Appropriate? I'd say it's safe, has no small elements, isn't a choking hazard, is made of plastic and powered by low-voltage batteries, so even tasting it won't hurt. But should you buy one for your toddler? I'd say no.

Consult these two articles from babycenter:

While I understand what you want to do seems harmless (and actually I have myself considered introducing my toddler to some kind of games), I think that it is still too early.

First of all, I think a child should spend as much quality time experiencing the real world as possible. I would argue that games or tv are actually factors that interfere and disturb with that process.

Secondly, I suspect that between 1 to 3 years a lot of character and personality is built. I don't want my child to be a couch potato/computer games addict. Yes, these are extremes, used to make a point, and at this age nothing's decided - but let's push our kids towards the "good" activities. They'll have enough computer games when they grow up some more.

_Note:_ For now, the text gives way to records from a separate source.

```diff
+    pl.k[0] = ctx->get<uint64_t>(nk0, n); pl.k[1] = ctx->get<uint64_t>(nk1, n);
+    pl.n = n; pl.lo = lo;
     const int passes = (bits + 7) / 8;
     if (n >= (size_t)OS_VAL || passes > OS_MAXP) fail(ACC_E_CAP, "internal: keys-only radix sort beyond its limits");
-    if (n == 0 || passes == 0) {
-        if (n) ACC_HIP(hipMemcpyAsync(k[0], keys, n * sizeof(uint64_t), hipMemcpyDeviceToDevice, ctx->cur()));
-        return k[0];
-    }
-    const bool small = n < rs_small_n();
-    const uint32_t ntiles = (uint32_t)((n + (small ? RS_TILE_S : RS_TILE) - 1) / (small ? RS_TILE_S : RS_TILE));
-    const size_t words = (size_t)passes * 256 + passes + (size_t)passes * ntiles * 256;
+    if (n == 0 || passes == 0) return pl;
+    pl.passes = passes;
+    pl.small = n < rs_small_n();
+    pl.ntiles = (uint32_t)((n + (pl.small ? RS_TILE_S : RS_TILE_KO) - 1) / (pl.small ? RS_TILE_S : RS_TILE_KO));
+    const size_t words = (size_t)passes * 256 + passes + (size_t)passes * pl.ntiles * 256;
     const OsWords ow = os_words(ctx, tag, words);
-    uint32_t *ghist = ow.cur, *tickets = ow.cur + (size_t)passes * 256, *status = tickets + passes;
-    launch(ctx, th, k_rs_ghist, dim3(std::min<unsigned>(ntiles, 1024u)), dim3(BLOCK), 0, keys, n, lo, passes, ghist, ow.other,
-           ow.other_n);
+    pl.tickets = ow.cur + (size_t)passes * 256;
+    pl.status = pl.tickets + passes;
+    pl.hist = OsHist{ ow.cur, ow.other, ow.other_n, lo, passes };
     ow.commit();
+    return pl;
+}
+static inline uint64_t *radix_sort_keys_sort(acc_ctx *ctx, const char *tag, const KeySortPlan &pl, const uint64_t *keys)
+{
+    char ts[48];
+    snprintf(ts, sizeof ts, "%s.scatter", tag);
+    const size_t n = pl.n;
+    if (pl.passes == 0) {
+        if (n) ACC_HIP(hipMemcpyAsync(pl.k[0], keys, n * sizeof(uint64_t), hipMemcpyDeviceToDevice, ctx->cur()));
+        return pl.k[0];
+    }
     const uint64_t *kin = keys;
     int cur = 0;
-    for (int p = 0; p < passes; ++p) {
-        if (small)
-            launch(ctx, ts, k_rs_onesweep<true, RS_ITEMS_S>, dim3(ntiles), dim3(BLOCK), 0, kin, (const uint32_t *)nullptr, k[cur],
-                   (uint32_t *)nullptr, n, lo + 8 * p, (const uint32_t *)(ghist + (size_t)p * 256),
-                   status + (size_t)p * ntiles * 256, tickets + p, 0);
+#ifdef ACC_PHASE_PROF
+    const bool prof = !strcmp(tag, "rs_pair") && !pl.small;
+#endif
+    for (int p = 0; p < pl.passes; ++p) {
+#ifdef ACC_PHASE_PROF
+        unsigned long long *prof_buf = prof ? prof_arm(ctx, "rs_prof", HIP_SYMBOL(g_rs_prof), 8 * (size_t)pl.ntiles, ctx->cur()) : nullptr;
+#endif
+        if (pl.small)
+            launch(ctx, ts, k_rs_onesweep<true, RS_ITEMS_S>, dim3(pl.ntiles), dim3(BLOCK), 0, kin, (const uint32_t *)nullptr,
+                   pl.k[cur], (uint32_t *)nullptr, n, pl.lo + 8 * p, (const uint32_t *)(pl.hist.ghist + (size_t)p * 256),
+                   pl.status + (size_t)p * pl.ntiles * 256, pl.tickets + p, 0);
         else
-            launch(ctx, ts, k_rs_onesweep<true, RS_ITEMS>, dim3(ntiles), dim3(BLOCK), 0, kin, (const uint32_t *)nullptr, k[cur],
-                   (uint32_t *)nullptr, n, lo + 8 * p, (const uint32_t *)(ghist + (size_t)p * 256),
-                   status + (size_t)p * ntiles * 256, tickets + p, 0);
-        kin = k[cur];
+            launch(ctx, ts, k_rs_onesweep<true, RS_ITEMS_KO>, dim3(pl.ntiles), dim3(BLOCK), 0, kin, (const uint32_t *)nullptr,
+                   pl.k[cur], (uint32_t *)nullptr, n, pl.lo + 8 * p, (const uint32_t *)(pl.hist.ghist + (size_t)p * 256),
+                   pl.status + (size_t)p * pl.ntiles * 256, pl.tickets + p, 0);
+#ifdef ACC_PHASE_PROF
+        if (prof) {
+            const std::vector<unsigned long long> h = prof_read(prof_buf, 8 * (size_t)pl.ntiles, ctx->cur());
+            unsigned long long *none = nullptr;
+            ACC_HIP(hipMemcpyToSymbolAsync(HIP_SYMBOL(g_rs_prof), &none, sizeof none, 0, hipMemcpyHostToDevice, ctx->cur()));
+            double sum[6] = {}, mx[6] = {};
+            size_t w = 0;
+            for (size_t r = 0; r < pl.ntiles; ++r) {
+                if (!h[8 * r + 7]) continue;
+                ++w;
+                for (int i = 0; i < 6; ++i) { sum[i] += (double)h[8 * r + i]; mx[i] = std::max(mx[i], (double)h[8 * r + i]); }
+            }
+            const double d = w ? (double)w : 1.0;
+            fprintf(stderr, "[rs_phase] pass=%d tiles=%zu avg cycles: load %.0f rank %.0f count+publish %.0f lds-reorder %.0f lookback %.0f scatter %.0f | max: %.0f %.0f %.0f %.0f %.0f %.0f\n",
+                    p, w, sum[0] / d, sum[1] / d, sum[2] / d, sum[3] / d, sum[4] / d, sum[5] / d, mx[0], mx[1], mx[2], mx[3], mx[4], mx[5]);
+        }
+#endif
+        kin = pl.k[cur];
         cur ^= 1;
     }
     return (uint64_t *)kin;
 }
+static inline uint64_t *radix_sort_keys(acc_ctx *ctx, const char *tag, const uint64_t *keys, size_t n, int lo, int bits)
+{
+    const KeySortPlan pl = radix_sort_keys_prepare(ctx, tag, n, lo, bits);
+    if (pl.passes) {
+        char th[48];
+        snprintf(th, sizeof th, "%s.ghist", tag);
+        launch(ctx, th, k_rs_ghist, dim3(os_hist_grid(n)), dim3(BLOCK), 0, keys, n, pl.hist);
+    }
+    return radix_sort_keys_sort(ctx, tag, pl, keys);
+}
 
 inline int bits_for(uint64_t max_value)
 {
     return max_value == 0 ? 0 : 64 - __builtin_clzll(max_value);
 }
 
-#ifdef ACC_PHASE_PROF
-template <class Sym>
-inline unsigned long long *prof_arm(acc_ctx *ctx, const char *name, const Sym &symbol, size_t words, hipStream_t st)
-{
-    unsigned long long *buf = ctx->get<unsigned long long>(name, words);
-    ACC_HIP(hipMemsetAsync(buf, 0, words * sizeof(unsigned long long), st));
-    ACC_HIP(hipMemcpyToSymbolAsync(symbol, &buf, sizeof buf, 0, hipMemcpyHostToDevice, st));
-    return buf;
-}
-inline std::vector<unsigned long long> prof_read(const unsigned long long *buf, size_t words, hipStream_t st)
-{
-    std::vector<unsigned long long> h(words);
-    ACC_HIP(hipMemcpyAsync(h.data(), buf, words * sizeof(unsigned long long), hipMemcpyDeviceToHost, st));
-    ACC_HIP(hipStreamSynchronize(st));
-    return h;
-}
-#endif
-
-}
+
+}
diff --git a/include/accord_amd.h b/include/accord_amd.h
--- a/include/accord_amd.h
+++ b/include/accord_amd.h
@@ -747,6 +747,9 @@
 int acc_stats_count(acc_ctx *ctx);
 int acc_stats_get(acc_ctx *ctx, int i, const char **name, uint64_t *value);
 
+int acc_sort_u64(acc_ctx *ctx, const uint64_t *keys, const uint32_t *vals, uint64_t n, int lo, int bits, int keys_only,
+                 uint64_t *out_keys, uint32_t *out_vals);
+
 #ifdef __cplusplus
 }
 #endif
```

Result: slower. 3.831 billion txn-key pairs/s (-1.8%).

If by any chance you are getting bored and have no new ideas what to do with your kid just take out your toolset (supervise!) and see what happens :) Or an old bicicle inner tube. Just take look around your closets and shelves and find something your LO hasn't discovered yet.

  • Electronic devices and doing about everything with them, including gaming, are part of the real world. Therefore, playing with such a device does not interfere with or even disturb experiencing the real world. However, electronic devices are (meant to be) very mind and time consuming. The "supervise!" advice is very valid in this case! – user1129682 May 25 '15 at 19:26
  • @User1129682 you're missing the point. The gameboy is a part of the world, but the world presented inside games is not. Physics is different and unrealistic, to start with. Secondly, time spent, let's say, exploring mazes in Zelda is time not spent exploring the real world. I'm not saying that computer games are bad, I'm saying that it's to early to be introducing them. – Dariusz May 26 '15 at 7:56
  • @Dariuz: You're not making that point. Instead your point is/was very clearly that little children+video games will most likely result in couch potatoes and computer games addicts. This is an unreasonably biased view. As far as I can observe, the people who spend the most time on Facebook and/or with their (for instance) PlayStation today, are those you had hardly any contact with electronic devices in their pre-teen years. While I concur with every single one of your statements, I highly doubt the correlations you imply. – user1129682 May 26 '15 at 22:18
  • @user1129682 yeah, I was afraid that using those two keyphrases would make such impression. My intended point was: there are many more much better activities for a toddler than computer games or tv, so let's try to encourage real-world exploration and limit and supervise those two. Do you have links to or titles of any studies which prove/disapprove correlation between early exposure to facebook/playstation and their usage further in life? I'd really like to see them. – Dariusz May 27 '15 at 5:13

Answer

A Game Boy or similar is likely too much for a child of that age to handle on its own and therefore not an appriate toy for a toddler.


Reasoning

Consider firing up a game of Tetris: (If I recall correctly) You have to

  1. wait for the Nintendo Logo to move across the screen
  2. press any key
  3. select 1/2 players
  4. select mode a/b
  5. select a level

All games require a similar sequence to get going. At age 1 this seuence is too much for a child to handle, I think. This will cause nothing but frustration.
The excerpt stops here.